1890, When Beer Came By The Slab (3 August 1973)
In the first of this series of notes I asked if anyone could tell me more about the solid beer which was made locally for shipment to our troops in the Boer War. I said I had heard of this but couldn’t remember where. I also told how I once met an old man at a bus stop who said it was quite true and that the beer looked like slabs of chocolate. He then got on a bus that went round the villages and I never saw him again.
The note aroused some curiosity. For several subsequent weeks friends asked whether the note had brought any replies. Others spoke in tones which suggested it was a leg-pull, either on my part or on the part of someone else, aided and abetted by an old chap with a quick sense of humour. I myself began to wonder whether I had been dreaming. To my rescue comes Mr. Edward (“Ted”) Legg in a very fine article on The Inns and Ale Houses of Fenny Stratford in the current edition of the Milton Keynes Journal of Archaeology and History.
MALTINGS AND BREWERIES
In the article he tells of maltings and breweries which have existed in the town, including Holdom’s Brewery. This opened in 1851 on the present site of Valentin, Ord and Nagle. It traded for over 40 years and at one time had 50 houses, mainly in the surrounding towns and villages – showing there is nothing new or essentially 20th century about such groupings in the licensed trade.
Sometime after 1895 the brewery was sold to Bletchley Brewery Ltd., which was under the control of George Cave. After only a few years he sold it to the Aylesbury Brewery Co. Ltd., who closed it down in 1911.
To my relief Mr Legg then adds:
“The last brewery associated with the town was Cave’s Solid Beer Brewery, also owned by Mr. George Cave, which was started in the late 1890s and was to send supplies to the troops who served in the Boer War.”
It all happened over 70 years ago, but it is just possible that somebody around still remembers that beer and will enable me to tell my facetious friends whether it had a good top on it or whether it was sucked or chewed or smoked!
The journal itself is an excellent production, one on which the editor, Dr. Oliver F. Brown, of Upper Weald, and everybody else concerned can be congratulated unreservedly. It is published by the Wolverton and District Archaeology society and supplied to members of both that society and the Bletchley Archaeological and Historical Society.
A GOOD 50p WORTH
I found it on public sale at the Rectory Cottages, Bletchley, during the recent arts and crafts exhibition and consider it as good a 50p or 10 bob’s worth as I ever spent.
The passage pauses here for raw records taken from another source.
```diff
@@ -425,22 +514,32 @@
             }
         }
         __builtin_amdgcn_wave_barrier();
-        const int slot = rec ? (int)a.slot[view][l] : -1;
+        int slot = -1;
+        if (rec) {
+            static_assert(sizeof(a.slot) % 4 == 0 && offsetof(XfArgs, slot) % 4 == 0, "slot is read by words");
+            const int si = view * DPFT_MAX_LEVELS + l;
+            const int word = reinterpret_cast<const int*>(&a.slot[0][0])[si >> 2];
+            slot = (int)(signed char)(word >> ((si & 3) * 8));
+        }
         if (slot >= 0) {
             float* dst = rec + XC_SLOT + slot * XC_SLOT_FLOATS;
             if (lane < 32) reinterpret_cast<f32x4*>(dst)[lane] = reinterpret_cast<const f32x4*>(sc_w)[lane];
             else reinterpret_cast<int*>(dst + 128)[lane - 32] = sc_o[lane - 32];
         } else if (!(a.exp & 1)) {
             float* gl = pyr.grad[l] + (int64_t)(bq % pyr.rep[l]) * a.B * H * W * DC + (int64_t)b * H * W * DC;
-            const int h4 = lane >> 4, ch = lane & 15, W16 = W * DC;
+            int ln = lane;
+            asm volatile("" : "+v"(ln));
+            const int h4 = ln >> 4, ch = ln & 15, W16 = W * DC;
+            xf_lds_f* ds_l = xf_lds_pin<xf_lds_f>(ds16 + ln);
+            xf_lds_f* cw_l = xf_lds_pin<xf_lds_f>(sc_w + h4 * 4);
+            xf_lds_i* co_l = xf_lds_pin<xf_lds_i>(sc_o + h4);
 #pragma unroll
             for (int half = 0; half < 2; ++half) {
-                const int m2 = h4 + 4 * half;
-                const float val = ds16[m2 * DC + ch];
+                const float val = ds_l[half * 64];
 #pragma unroll
                 for (int p = 0; p < 4; ++p) {
-                    const f32x4 cw = *reinterpret_cast<const f32x4*>(sc_w + (p * 8 + m2) * 4);
-                    float* g00 = gl + sc_o[p * 8 + m2] + ch;
+                    const f32x4 cw = *reinterpret_cast<__attribute__((address_space(3))) const f32x4*>(cw_l + (p * 8 + 4 * half) * 4);
+                    float* g00 = gl + (co_l[p * 8 + 4 * half] + ch);
                     if (cw[0] != 0.f) atomicAdd(g00, cw[0] * val);
                     if (cw[1] != 0.f) atomicAdd(g00 + DC, cw[1] * val);
                     if (cw[2] != 0.f) atomicAdd(g00 + W16, cw[2] * val);
@@ -469,21 +568,19 @@
     }
     __builtin_amdgcn_wave_barrier();
     for (int o = lane; o < NOA; o += 64) row[XR_DLIN + o] = o < n_all ? dlin[o] : 0.f;
-    const float qpc = f.y1c + a.pos[(size_t)q * DC + c];
+    const float qpc = vec[DC + c] + a.pos[(size_t)q * DC + c];
     if (w16) row[XR_QP + c] = qpc;
     float dq = 0.f;
     {
         const int part = lane >> 4;
-        for (int o = part; o < n_all; o += 4) {
-            const float wgt = o < n_off ? rw.off_w[o * DC + c] : rw.att_w[(o - n_off) * DC + c];
-            dq = fmaf(dlin[o], wgt, dq);
-        }
+        dq = xf_dot_rows(rw.off_w + part * DC + c, dlin + part, n_off >> 2, dq);
+        dq = xf_dot_rows(rw.att_w + part * DC + c, dlin + n_off + part, (n_all - n_off) >> 2, dq);
         dq += __shfl_xor(dq, 16);
         dq += __shfl_xor(dq, 32);
     }
     if (w16) {
         a.dqp[vbq * DC + c] = dq;
-        a.dy1[vbq * DC + c] = dz2 + dq;
+        a.dy1[vbq * DC + c] = vec[c] + dq;
     }
 }
 
@@ -494,6 +591,25 @@
     int B, Q, qchunk;
     int exp;
 };
+struct XsRecord {
+    float val[2];
+    f32x4 cw[2][4];
+    int off[2][4];
+};
+__device__ __forceinline__ void xs_load_record(XsRecord& r, const float* rec, int slot, int h4, int ch) {
+    const float* wrec = rec + XC_SLOT + slot * XC_SLOT_FLOATS;
+    const int* orec = reinterpret_cast<const int*>(wrec + 128);
+#pragma unroll
+    for (int half = 0; half < 2; ++half) {
+        const int m2 = h4 + 4 * half;
+        r.val[half] = rec[XC_DS + m2 * DC + ch];
+#pragma unroll
+        for (int p = 0; p < 4; ++p) {
+            r.cw[half][p] = *reinterpret_cast<const f32x4*>(wrec + (p * 8 + m2) * 4);
+            r.off[half][p] = orec[p * 8 + m2];
+        }
+    }
+}
 __global__ __launch_bounds__(512) void xf_scatter_small_kernel(XsArgs a) {
     extern __shared__ __attribute__((aligned(16))) float img[];
     const int tid = threadIdx.x, lane = tid & 63, wave = __builtin_amdgcn_readfirstlane(tid >> 6);
@@ -504,27 +620,17 @@
     __syncthreads();
     const int q0 = blockIdx.x * a.qchunk, q1 = min(a.Q, q0 + a.qchunk);
     const int h4 = lane >> 4, ch = lane & 15;
-    for (int q = q0 + wave; q < q1 && !(a.exp & 8); q += 8) {
-        const float* rec = a.scratch + (((size_t)view * a.B + b) * a.Q + q) * XC_FLOATS;
-        const float* wrec = rec + XC_SLOT + slot * XC_SLOT_FLOATS;
-        const int* orec = reinterpret_cast<const int*>(wrec + 128);
-        float val[2];
-        f32x4 cw[2][4];
-        int off[2][4];
-#pragma unroll
-        for (int half = 0; half < 2; ++half) {
-            const int m2 = h4 + 4 * half;
-            val[half] = rec[XC_DS + m2 * DC + ch];
-#pragma unroll
-            for (int p = 0; p < 4; ++p) {
-                cw[half][p] = *reinterpret_cast<const f32x4*>(wrec + (p * 8 + m2) * 4);
-                off[half][p] = orec[p * 8 + m2];
-            }
-        }
+    XsRecord cur, nxt;
+    const size_t rec0 = ((size_t)view * a.B + b) * a.Q;
+    const bool rows_on = !(a.exp & 8);
+    if (rows_on && q0 + wave < q1) xs_load_record(nxt, a.scratch + (rec0 + q0 + wave) * XC_FLOATS, slot, h4, ch);
+    for (int q = q0 + wave; q < q1 && rows_on; q += 8) {
+        cur = nxt;
+        if (q + 8 < q1) xs_load_record(nxt, a.scratch + (rec0 + q + 8) * XC_FLOATS, slot, h4, ch);
         if (a.exp & 2) {
-            float acc = val[0] + val[1];
+            float acc = cur.val[0] + cur.val[1];
             for (int half = 0; half < 2; ++half)
-                for (int p = 0; p < 4; ++p) acc += cw[half][p][0] + cw[half][p][3] + (float)off[half][p];
+                for (int p = 0; p < 4; ++p) acc += cur.cw[half][p][0] + cur.cw[half][p][3] + (float)cur.off[half][p];
             if (acc == 12345.678f) img[0] = acc;
             continue;
         }
@@ -532,12 +638,12 @@
         for (int half = 0; half < 2; ++half)
 #pragma unroll
             for (int p = 0; p < 4; ++p) {
-                float* g00 = img + off[half][p] + ch;
-                const f32x4 w4 = cw[half][p];
-                if (w4[0] != 0.f) atomicAdd(g00, w4[0] * val[half]);
-                if (w4[1] != 0.f) atomicAdd(g00 + DC, w4[1] * val[half]);
-                if (w4[2] != 0.f) atomicAdd(g00 + W16, w4[2] * val[half]);
-                if (w4[3] != 0.f) atomicAdd(g00 + W16 + DC, w4[3] * val[half]);
+                float* g00 = img + cur.off[half][p] + ch;
+                const f32x4 w4 = cur.cw[half][p];
+                if (w4[0] != 0.f) atomicAdd(g00, w4[0] * cur.val[half]);
+                if (w4[1] != 0.f) atomicAdd(g00 + DC, w4[1] * cur.val[half]);
+                if (w4[2] != 0.f) atomicAdd(g00 + W16, w4[2] * cur.val[half]);
+                if (w4[3] != 0.f) atomicAdd(g00 + W16 + DC, w4[3] * cur.val[half]);
             }
     }
     __syncthreads();
```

Among the book reviews is one of Sir Frank Markham’s “History of Milton Keynes.” I have been doubly interested by this because the reviewer is Professor A.C. Chibnall, of Cambridge, whose own book, “Sherington, Fields and Fiefs of a Buckinghamshire Village,” I have read only recently, but with much interest and pleasure.
Even more intriguing from the Bletchley standpoint is Sir Frank’s own review of “In Railway Service,” the book written by Bletchley railwayman and NUR official, Arthur Grigg.
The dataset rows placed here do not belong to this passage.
#define ISC_TOPK_MAX_K 120
#define ISC_SEARCH_MAX_D 8192
#define ISC_SEARCH_MAX_Q (1 << 24)
#define ISC_SEARCH_PASS_QUERIES 1024
int isc_cosine_topk_workspace_bytes(int dtype, int64_t N, int D, int Q, int k, size_t* bytes);
int isc_cosine_topk(const void* bank, int dtype, int64_t N, int D, const void* queries, int q_dtype, int Q, int64_t ldq,
                    int k, int64_t index_base, const float* norm_bound, float* out_scores, int64_t* out_indices,
                    int32_t* status, void* workspace, size_t workspace_bytes, void* stream);

int isc_bank_shadow_bytes(int64_t N, int D, size_t* bytes);
int isc_bank_quantize(const void* packed, int64_t N, int D, void* shadow, size_t shadow_bytes, void* stream);
int isc_cosine_topk_uses_shadow(int dtype, int64_t N, int D, int Q, int k, int* uses);
int isc_cosine_topk_shadow(const void* bank, int dtype, int64_t N, int D, const void* queries, int q_dtype, int Q,
                           int64_t ldq, int k, int64_t index_base, const float* norm_bound, float* out_scores,
                           int64_t* out_indices, int32_t* status, void* workspace, size_t workspace_bytes,
                           const void* shadow, void* stream);

int isc_cosine_topk_masked(const void* bank, int dtype, int64_t N, int D, const void* queries, int q_dtype, int Q,
                           int64_t ldq, int k, int64_t index_base, const float* norm_bound, float* out_scores,
                           int64_t* out_indices, int32_t* status, void* workspace, size_t workspace_bytes,
                           const uint32_t* row_mask, void* stream);

int isc_cosine_topk_grouped(const void* bank, int dtype, int64_t N, int D, const void* queries, int q_dtype, int Q,
                            int64_t ldq, int k, int64_t index_base, const float* norm_bound, float* out_scores,
                            int64_t* out_indices, int32_t* status, void* workspace, size_t workspace_bytes,
                            const uint32_t* row_mask, const int32_t* row_group, const int32_t* query_group, void* stream);

int isc_cosine_topk_exhaustive_workspace_bytes(int dtype, int64_t N, int D, int Q, int k, size_t* bytes);
int isc_cosine_topk_exhaustive(const void* bank, int dtype, int64_t N, int D, const void* queries, int q_dtype, int Q,
                               int64_t ldq, int k, int64_t index_base, float* out_scores, int64_t* out_indices,
                               void* workspace, size_t workspace_bytes, void* stream);

int isc_cosine_topk_exhaustive_masked(const void* bank, int dtype, int64_t N, int D, const void* queries, int q_dtype,
                                      int Q, int64_t ldq, int k, int64_t index_base, float* out_scores,
                                      int64_t* out_indices, void* workspace, size_t workspace_bytes,
                                      const uint32_t* row_mask, void* stream);

int isc_cosine_topk_exhaustive_grouped(const void* bank, int dtype, int64_t N, int D, const void* queries, int q_dtype,
                                       int Q, int64_t ldq, int k, int64_t index_base, float* out_scores,
                                       int64_t* out_indices, void* workspace, size_t workspace_bytes,
                                       const uint32_t* row_mask, const int32_t* row_group, const int32_t* query_group,
                                       void* stream);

Sir Frank was Conservative MP for North Bucks over a considerable part of the period of which Mr. Grigg writes and is mentioned by him in the book.
EXTRACT FROM REVIEW
I can hardly go on to write a review of a review, but I think the following words of Sir Frank about Mr. Grigg’s book may be permitted:
“The book is also an important social and political document, for it shows how, from 1922 on, the NUR had so increased its powers and influence that it practically controlled the Bletchley UDC.”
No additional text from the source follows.